Yeah, I seem to have hit upon some graph generation bug, but didn't have time to dig into it too deeply. Perhaps it would have been better to simply not display that graph on the web page at all as it could cause confusion.

"I'm not sure why it seems slightly slower though. Perhaps just chance (which blocks happen to be near others so disk seeking times happen to be more). Or perhaps the 'faster' code we use for a fully compact database isn't really faster and we'd be better off using the same code all the time! I'll have to check that."

I'd be fascinated to hear what you decide! Fortunately when running xapian-compact you end up with a complete copy of the database, so it's possible to test the before and after and to chose the best one.

"Incidentally, 'compact' is more correct than "compress" for describing what's going on - the operation essentially just minimises unused space in the .DB files rather than running any data through a compression algorithm."

Thanks for clarifying. I suppose it should have been obvious to me, as you didn't call the utility "xapian-compress"... ;)

While we're talking about Xapian performance, if I wanted to share a read-only copy of xapian indexes across multiple servers to allow multiple servers to handle search queries, is it safe to run rsync to keep them all in sync? Or would this risk pushing a corrupt copy for example if rsync runs while the xapian database files are being written to?

Also, is there likely to be a performance boost from keeping these read-only copies of the database on a tmpfs mount in RAM?

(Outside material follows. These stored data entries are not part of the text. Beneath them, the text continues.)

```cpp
int packed_epi(const GemmArgs& g, int bm);
int g_cg3 = 7;
int g_cg_wide = 3;
int g_cg3_min_k[3] = {2304, 0, 2304};
inline int conv_gn3_shape(const GemmArgs& g) {
    const int res = 1 << g.logW;
    if (!g_cg3 || !g.b_frag || g.N % 128) return -1;
    int sh = -1;
    if (res == 32) sh = g.N % 256 ? ((g_cg3 & 1) ? 0 : -1) : ((g_cg3 & 2) ? 1 : -1);
    else if (res == 16) sh = (g.N % 256 == 0 && (g_cg3 & 4)) ? 2 : -1;
    if (sh >= 0 && 9 * g.a0_C + (g.a1 ? g.a1_C : 0) < g_cg3_min_k[sh]) sh = -1;
    return sh;
}
inline int conv_gn_bm(const GemmArgs& g) {
    const int res = 1 << g.logW;
    if (const int sh3 = conv_gn3_shape(g); sh3 >= 0) return ncsn_cg3::tile_rows(sh3);
    if (res == 8 || res == 4) return 64;
    if (res == 32) return ((g_cg_wide & 2) && g.N % 256 == 0 && g.b_frag) ? 128 : 256;
    return ((g_cg_wide & 1) && res == 16 && g.N % 256 == 0) ? 128 : 256;
}
inline int conv_gn_part_rows(const GemmArgs& g) { const int res = 1 << g.logW; return res <= 8 ? res * res : conv_gn_bm(g); }
inline bool conv_gn_regw(const GemmArgs& g) { return g.b_frag && (conv_gn3_shape(g) >= 0 || g.N % ((conv_gn_bm(g) <= 128 && (1 << g.logW) != 4) ? 256 : 128) == 0); }
inline int conv_gn_epi(const GemmArgs& g) { GemmArgs t = g; t.epi_fp32_slab = 0; return packed_epi(t, conv_gn_part_rows(g)); }
inline bool conv_gn_ok(const GemmArgs& g) {
    if (!g.gn_scale || !g.gn_shift || !g.gn_folded || g.taps != 9 || g.batch != 1 || g.a0_C % BK || (g.a1 && g.a1_C % BK)) return false;
    const int res = 1 << g.logW;
    if (g.logHW != 2 * g.logW || (res != 32 && res != 16 && res != 8 && res != 4) || g.N % 8) return false;
// ... 225 lines not shown
```

### naturaldiffusion_amd/csrc/ncsnpp.hip

```cpp
#include <hip/hip_runtime.h>
#include <stdint.h>
#include <stdio.h>
#include <string.h>
#include <stdlib.h>
#include <functional>
#include <map>
#include <memory>
#include <string>
#include <vector>

#include "natinf_ncsnpp.h"
#include "gemm_launch.h"
#include "engine_core.h"
#include "head_conv.h"
#include "attn256.h"
#include "attn_qkv.h"
#include "attn_blk256.h"

namespace {

constexpr int NF = 128, IMG = 32, TEMB = 512, NLEVEL = 4;
constexpr int CH_MULT[NLEVEL] = {1, 2, 2, 2};
constexpr float GN_EPS = 1e-6f;
constexpr float INV_SQRT2 = 0.70710678118654752440f;
inline bool attn_at(int res) { return res == 16; }

enum Kind { K_LIN, K_CONV, K_RES, K_ATTN, K_GN, K_DOWN, K_UP };
const char* kind_name(int k) { static const char* n[] = {"lin", "conv", "res", "attn", "gn", "down", "up"}; return n[k]; }

struct Mod { int idx, kind, cin, cout, up, down, res; int64_t poff; };

enum { CLS_GEMM = 0, CLS_OTHER = 1, CLS_CONV_GN = 2, CLS_CONV_GN8 = 3, N_CLS = 4 };

int g_fuse_head = 1;
constexpr int ATTN_BLK_DEFAULT = 2;
int g_attn_blk = ATTN_BLK_DEFAULT;
int g_attn_qkv = 1;
int g_attn_w8 = 1;
int g_attn_proj = 1;
int g_fuse_gn8 = 1;
int g_fuse_fin = 3;
int g_fuse_gn4 = 1;
int g_fuse_gn = 1;
constexpr int UP_FOLD_DEFAULT = 1;
int g_fuse_up_fold = UP_FOLD_DEFAULT;
int g_fuse_up = 1;

}

struct natinf_ncsnpp : EngineCore {
    int flags = 0;
    std::vector<Mod> mods;
    std::vector<int> op_cls;
    bool prof = false;
    struct Rec { hipEvent_t a, b; int cls; };
    std::vector<Rec> recs;
    std::vector<hipEvent_t> pool;
    std::map<int, TRef> taps;
    uint64_t plan_sig = 0;
    int last_B = 0; unsigned char* last_ws = nullptr;
    std::vector<unsigned char> fin_done;
};

namespace {

bool configure_ncsnpp_kernels() {
    return hipFuncSetAttribute(reinterpret_cast<const void*>(&k_head_conv), hipFuncAttributeMaxDynamicSharedMemorySize, HeadConvCfg::LDS_BYTES) == hipSuccess &&
           hipFuncSetAttribute(reinterpret_cast<const void*>(&k_qkv256), hipFuncAttributeMaxDynamicSharedMemorySize, QKV_LDS_BYTES) == hipSuccess &&
           hipFuncSetAttribute(reinterpret_cast<const void*>(&k_attn256<false>), hipFuncAttributeMaxDynamicSharedMemorySize, A256_LDS_BYTES) == hipSuccess &&
           hipFuncSetAttribute(reinterpret_cast<const void*>(&k_attn256<true>), hipFuncAttributeMaxDynamicSharedMemorySize, A256_LDS_BYTES) == hipSuccess &&
           hipFuncSetAttribute(reinterpret_cast<const void*>(&k_attn256<true, 8>), hipFuncAttributeMaxDynamicSharedMemorySize, A256_LDS_BYTES) == hipSuccess &&
           hipFuncSetAttribute(reinterpret_cast<const void*>(&k_attn_blk256), hipFuncAttributeMaxDynamicSharedMemorySize, ABLK_LDS_BYTES) == hipSuccess &&
           hipFuncSetAttribute(reinterpret_cast<const void*>(&k_attn_blk256_v2), hipFuncAttributeMaxDynamicSharedMemorySize, ABLK2_LDS_BYTES) == hipSuccess;
}
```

Thanks again for all your feedback.

Replication


if I wanted to share a read-only copy of xapian indexes across multiple servers to allow multiple servers to handle search queries, is it safe to run rsync to keep them all in sync? Or would this risk pushing a corrupt copy for example if rsync runs while the xapian database files are being written to?

It's not safe if the database is written to during the sync operation. There's a new replication feature on trunk (but not in 1.0.x) which is aimed at this sort of situation.
The documentation for it discusses other approaches, including using rsync:

http://trac.xapian.org/browser/trunk/xapian-core/docs/replication.rst


Also, is there likely to be a performance boost from keeping these read-only copies of the database on a tmpfs mount in RAM?

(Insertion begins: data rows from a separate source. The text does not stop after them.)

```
typedef const __attribute__((address_space(4))) RenderParams *ParamsInKernarg;
static_assert(sizeof(DevMaterial) % 16 == 0, "the bounce-weight records behind the materials are read as double2");
__device__ __forceinline__ const RenderParams &relaunder_params(uint32_t tick) {
    ParamsInKernarg p = (ParamsInKernarg)__builtin_amdgcn_kernarg_segment_ptr();
    asm("" : "+s"(p) : "s"(tick));
    return *(const RenderParams *)p;
}

struct SplitDepths {
    int max_depth, cut_depth;
};
constexpr bool split_depth_pair(bool TYP) { return TYP; }
template <bool PAIR>
// ... 1922 lines not shown
        const uint32_t C = (uint32_t)hq_cap, H = (uint32_t)hq_th;
        const uint32_t bmask = (1u << hq_bits) - 1u;
        const DevHitRec *const recs = reinterpret_cast<const DevHitRec *>(frec_lds);
        uint32_t *const pool = reinterpret_cast<uint32_t *>(q);
        uint32_t next = s_lo;
        uint32_t nhit = 0;
        constexpr int kDeadDepth = 0x7fffffff;
        for (;;) {
            const RenderParams &P = relaunder_params(next + nhit);
            uint32_t set_p = set;
            unsigned long long cand_p = cand_mask, in_p = in_mask;
            asm("" : "+s"(set_p) : "s"(next));
            asm("" : "+s"(cand_p), "+s"(in_p) : "s"(next));
            Path p;
            path_begin(p);
            p.depth = kDeadDepth;
            p.sq = make_double2(0.5, 0.5);
            uint32_t i = 0;
            uint32_t ml = 0;
            const bool run_a = next < s_hi && nhit < H && hitq_admits_phase_a(C, nhit);
            if (run_a) {
                FLUX_TRIP(P, 12);
                FLUX_CENSUS(P, 0);
                const uint32_t ia = next + lane;
                const bool valid = ia < s_hi;
                const unsigned long long valid_m = ballot64(ia < s_hi);
                next = (s_hi - next) > 64u ? next + 64u : s_hi;
                bool cont = false;
                const double2 *pix = set_rows_of(P, set_p).pix;
                const double2 *disc = set_rows_of(P, set_p).disc;
                const char *pxc_b = reinterpret_cast<const char *>(P.pxc);
                const PixelConsts PX = PixelConsts{*reinterpret_cast<const double *>(pxc_b + ((uint32_t)col << 3)),
                                                   *reinterpret_cast<const double *>(pxc_b + ((uint32_t)(P.img_w + row) << 3)), P.fwx, P.fwy, P.fwz};
                {
                    const uint32_t ic = ia < s_hi ? ia : s_hi - 1u;
                    p.sq = gather_global_d2(pix, ic << 4);
                    p.r = primary_ray_px(P, PX, p.sq, gather_global_d2(disc, ic << 4));
                    if (STATS && valid) {
                        st.c[0]++;
                        st.c[1]++;
                    }
                }
                int hit = -1;
                double t = 0.0;
                scan_shapes_primary<TYP, AXIS>(P, p.r, cand_p, in_p, in_t0, valid, valid_m, hit, t);
                p.depth = 1;
                if (valid) {
                    double Lr, Lg, Lb;
                    FLUX_CENSUS(P, 2);
                    cont = shade_primary_hits<STATS, TYP, split_uniform_a(TYP, HQ), split_lobe_frames(MAX32, TYP, HQ)>(P, p, set_p, ia, hit, t, Lr, Lg, Lb, st, frec_lds, uni_a);
                    if (cont && p.depth > P.max_depth) {
                        cont = false;
                        Lr = Lg = Lb = 0.0;
                        if (STATS) st.c[7]++;
                    }
                    if (!cont) {
                        fold_path(p, nullptr, 0, Lr, Lg, Lb);
                        sr += Lr;
                        sg += Lg;
                        sb += Lb;
// ... 142 lines not shown
                if (p.depth == kDeadDepth && rank < take) {
                    const uint32_t slot = qcount - 1u - rank;
                    p.r.ox = q[0 * 64 + slot];
                    p.r.oy = q[1 * 64 + slot];
                    p.r.oz = q[2 * 64 + slot];
                    p.r.dx = q[3 * 64 + slot];
                    p.r.dy = q[4 * 64 + slot];
                    p.r.dz = q[5 * 64 + slot];
                    p.tr = q[6 * 64 + slot];
                    p.tg = q[7 * 64 + slot];
                    p.tb = q[8 * 64 + slot];
                    i = (uint32_t)qi[slot];
                    p.self = qi[64 + slot];
                    p.depth = 2;
                    p.nb = 1;
                }
                qcount -= take;
            };
            pop();
            lap_stamp(lap, 0);
            if (next < s_hi && any64(p.depth == kDeadDepth)) {
                FLUX_TRIP(P, 12);
                FLUX_CENSUS(P, 0);
                const uint32_t ia = next + lane;
                const bool valid = ia < s_hi;
                const unsigned long long valid_m = ballot64(ia < s_hi);
                next = (s_hi - next) > 64u ? next + 64u : s_hi;
                bool cont = false;
                Path pa;
                path_begin(pa);
                pa.sq = make_double2(0.5, 0.5);
                pa.r = Ray{0, 0, 0, 0, 0, 1};
                const double2 *pix = set_rows_of(P, set_p).pix;
                const double2 *disc = set_rows_of(P, set_p).disc;
                const char *pxc_b = reinterpret_cast<const char *>(P.pxc);
                const PixelConsts PX = PixelConsts{*reinterpret_cast<const double *>(pxc_b + ((uint32_t)col << 3)),
                                                   *reinterpret_cast<const double *>(pxc_b + ((uint32_t)(P.img_w + row) << 3)), P.fwx, P.fwy, P.fwz};
                {
                    const uint32_t ic = ia < s_hi ? ia : s_hi - 1u;
                    pa.sq = gather_global_d2(pix, ic << 4);
                    pa.r = primary_ray_px(P, PX, pa.sq, gather_global_d2(disc, ic << 4));
                    if (STATS && valid) {
                        st.c[0]++;
                        st.c[1]++;
                    }
                }
                int hit = -1;
                double t = 0.0;
                scan_shapes_primary<TYP, AXIS>(P, pa.r, cand_p, in_p, in_t0, valid, valid_m, hit, t);
                if (valid) {
                    double Lr, Lg, Lb;
                    FLUX_CENSUS(P, 2);
                    cont = shade_primary_hits<STATS, TYP, split_uniform_a(TYP, HQ), split_lobe_frames(MAX32, TYP, HQ)>(P, pa, set_p, ia, hit, t, Lr, Lg, Lb, st, frec_lds, uni_a);
                    if (cont && pa.depth > P.max_depth) {
                        cont = false;
                        Lr = Lg = Lb = 0.0;
                        if (STATS) st.c[7]++;
                    }
                    if (!cont) {
                        fold_path(pa, nullptr, 0, Lr, Lg, Lb);
                        sr += Lr;
                        sg += Lg;
                        sb += Lb;
                    }
// ... 823 lines not shown
```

If there's sufficient RAM to do that, then if you put the DB on disk the VM system will tend to end up caching the DB in RAM anyway, so probably the only benefit of using tmpfs would be the elimination of the cache "warm up" time just after copying. If there's VM pressure, the VM system may even decide to page out unaccessed blocks from the tmpfs to swap - in some ways the distinction between "in RAM" and "on disk" is a bit artificial as the data will tend to end up where it's most useful either way.

thanks


I'd not found the replication document before, that was very helpful. Thanks!